Zwischen Zirkus und Seifenoper

John von Düffels "Balkonszenen" feiern Premiere auf der Studiobühne

Der beste Platz auf einer Party ist die Küche oder vor der Tür, wo man sich zum Luftschnappen, alternativ auf eine Zigarette und zum Small Talk trifft. Oder eben auf dem Balkon. Und genau da spielt das Theaterstück von John von Düffel, das am Donnerstagabend Premiere auf der Studiobühne feierte - gespielt vom Absolventenjahrgang der Schauspielschule Siegburg. "Eine Party ist eigentlich gedacht als Zusammentreffen von Menschen, die sich endlich wiedersehen, austauschen und eine gute Zeit haben", sagt René Böttcher, neben Maike Mielewski Leiter des kleinen Zimmertheaters und Regisseur der Inszenierung.

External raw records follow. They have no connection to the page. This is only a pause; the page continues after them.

# dbdexter-dev/meteor_demod

Measured on AMD Instinct MI355X. Metric: IQ Msamples/s demodulated (whole node), higher is better.
Workload: dtype f32

## Files before the change

meteor_demod_amd/csrc/demod_kernel_gat.hip:

```cpp
#include "rotwin_body.h"
#include "hip_host.h"

namespace {

typedef float gpair_t __attribute__((ext_vector_type(2)));
typedef float gquad_t __attribute__((ext_vector_type(4)));
typedef __attribute__((address_space(3))) const gquad_t lds_gquad;
typedef __attribute__((address_space(3))) const float lds_gfloat;

template <int FMT> struct GFmt;
template <> struct GFmt<16> {
	enum { G = 4 };
	__device__ static __forceinline__ gpair_t get(const uint4 &q, int k) { const uint32_t w = (&q.x)[k]; return gpair_t{ (float)(int)(int16_t)(w & 0xFFFFu), (float)((int)w >> 16) }; }
	__device__ static __forceinline__ gpair_t one(uint32_t w) { return gpair_t{ (float)(int)(int16_t)(w & 0xFFFFu), (float)((int)w >> 16) }; }
};
template <> struct GFmt<8> {
	enum { G = 8 };
	__device__ static __forceinline__ gpair_t get(const uint4 &q, int k) { const uint32_t w = (&q.x)[k >> 1] >> (16 * (k & 1)); return gpair_t{ (float)((int)(w & 0xFFu) - 128), (float)((int)((w >> 8) & 0xFFu) - 128) }; }
	__device__ static __forceinline__ gpair_t one(uint16_t w) { return gpair_t{ (float)((int)(w & 0xFFu) - 128), (float)((int)(w >> 8) - 128) }; }
};
template <> struct GFmt<32> {
	enum { G = 2 };
	__device__ static __forceinline__ gpair_t get(const uint4 &q, int k) { return gpair_t{ __uint_as_float((&q.x)[2 * k]), __uint_as_float((&q.x)[2 * k + 1]) }; }
	__device__ static __forceinline__ gpair_t one(float2 w) { return gpair_t{ w.x, w.y }; }
};

template <int KT, int FMT>
struct WinG {
	static constexpr int G = GFmt<FMT>::G, kTaps = KT, kBack = KT - 1, AMAX = G - 1, NS = KT + AMAX, NW = 4 * ((NS + 3) / 4), SLIDE = 4, MAXSL = 1, DEPTH = 1,
	                     BLOCK = MDEMOD_RW_BLOCK, ROTN = 1, RING = 32, REGSLOTS = 0;
	static constexpr bool GATHER = true;
	static_assert(NS % G == 0 && NS / G <= 36, "whole 16-byte loads, and few enough of them to stay in registers");
	typedef typename RFmt<FMT>::sample_t sample_t;
	__device__ __forceinline__ void setup(uint32_t) {}
	__device__ static __forceinline__ void put_history(const float2 *, bool, int) {}
	__device__ static __forceinline__ void put_init(const RGran<FMT> (&)[1], int) {}
	__device__ static __forceinline__ void put(const RGran<FMT> (&)[1], int) {}
	__device__ static __forceinline__ void fir(uint32_t, int, int, const DemodConsts &, int, float &, float &) {}

	__device__ static __forceinline__ void
	fir_gather(uint32_t ctab_addr, const sample_t *src, const float2 *hist, int v, int n, int bank, const DemodConsts &C, float &re, float &im)
	{
		const int oldest = v - kBack - (KT - 1);
		const int d = oldest & (G - 1);
		const int start = oldest - d;
		const int o = AMAX - d;
		const uint32_t row = ctab_addr + 4u * (uint32_t)(__mul24(bank * 4 + (o & 3), C.ctab_row_stride) + (o & ~3));
		gpair_t acc = { 0.0f, 0.0f };
		if (__builtin_expect(md_all(start >= 0 && start + NS <= n), 1)) {
			uint4 raw[NS / G];
#pragma unroll
			for (int g = 0; g < NS / G; g++) __builtin_memcpy(&raw[g], src + start + G * g, 16);
#pragma unroll
			for (int s4 = 0; s4 < NS / 4; s4++) {
				gquad_t c = { 0.0f, 0.0f, 0.0f, 0.0f };
				c = *(lds_gquad *)(row + 16u * (uint32_t)s4);
				const float cf[4] = { c.x, c.y, c.z, c.w };
#pragma unroll
				for (int k = 0; k < 4; k++) {
					const int slot = 4 * s4 + k;
					const gpair_t smp = GFmt<FMT>::get(raw[slot / G], slot % G);
					const gpair_t p = smp * cf[k];
					acc = acc + p;
				}
			}
			if constexpr (NS % 4 != 0) {
#pragma unroll
				for (int slot = NS / 4 * 4; slot < NS; slot++) {
					const float cf = *(lds_gfloat *)(row + 4u * (uint32_t)slot);
					const gpair_t p = GFmt<FMT>::get(raw[slot / G], slot % G) * cf;
					acc = acc + p;
				}
			}
		} else {
#pragma unroll 1
			for (int k = 0; k < KT; k++) {
				const int idx = oldest + k;
				gpair_t smp;
				if (idx < 0) { const float2 h = hist[kBack + idx]; smp.x = h.x; smp.y = h.y; }
				else smp = GFmt<FMT>::one(src[idx]);
				const float cf = *(lds_gfloat *)(row + 4u * (uint32_t)(d + k));
				const gpair_t p = smp * cf;
				acc = acc + p;
			}
		}
		re = acc.x; im = acc.y;
	}
};
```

Doch in Wirklichkeit komme man zu nichts. Nicht zum Essen, nicht zum Reden und schon gar nicht zu einem Tête-à-tête. Auf der Bühne, die den Balkon mit durch Licht angedeutetem Ein- und Ausgang darstellt, geht es zu wie im Taubenschlag. Die Gäste der Party, die in vollem Gange ist - was durch Musikeinblendungen und Gesprächsfetzten suggeriert wird - sind nicht nur äußerlich schräge Vögel, sondern auch von ihren Charakteren her. Die Protagonisten wirken hochgradig überdreht und doch mitten aus dem Leben. Die Konversation ist zum Teil haarsträubend und ebenso witzig, wenn Sätze fallen wie "Du bist die Bremsspur des Abends, wenn ich mich mit dir unterhalte denke ich, ich steh im Stau." Oder wenn das Paar sich fetzt, und sie sagt: Ich komm zu dir als Weintraube und gehe als Rosine." Irgendetwas zwischen Soap-Opera und Zirkus mit dem Balkon als Zentrum der Welt sei das Stück, meint Böttcher. Das Thema sei "die Vereinzelung des Menschen", der nur noch mit sich selbst beschäftigt sei, nicht frage und nicht zuhöre. Auf den Punkt bringt das eine Frau, die nach einem versuchten Gespräch zu ihrem Gegenüber sagt: "Es war nett an Ihnen vorbeizureden." Und der Höhepunkt der Gleichgültigkeit: Am Ende gibt es auch noch einen Toten. Was soll's? Ein großes Kompliment an die Darsteller, die derzeit auch spielfreudig in der rasanten Komödie "Wochen-end-Affären" zu sehen sind. Jeder überzeugt vollends in seiner Rolle. Genüsslich und lustvoll zelebrieren alle zusammen das völlige Scheitern der Menschheit.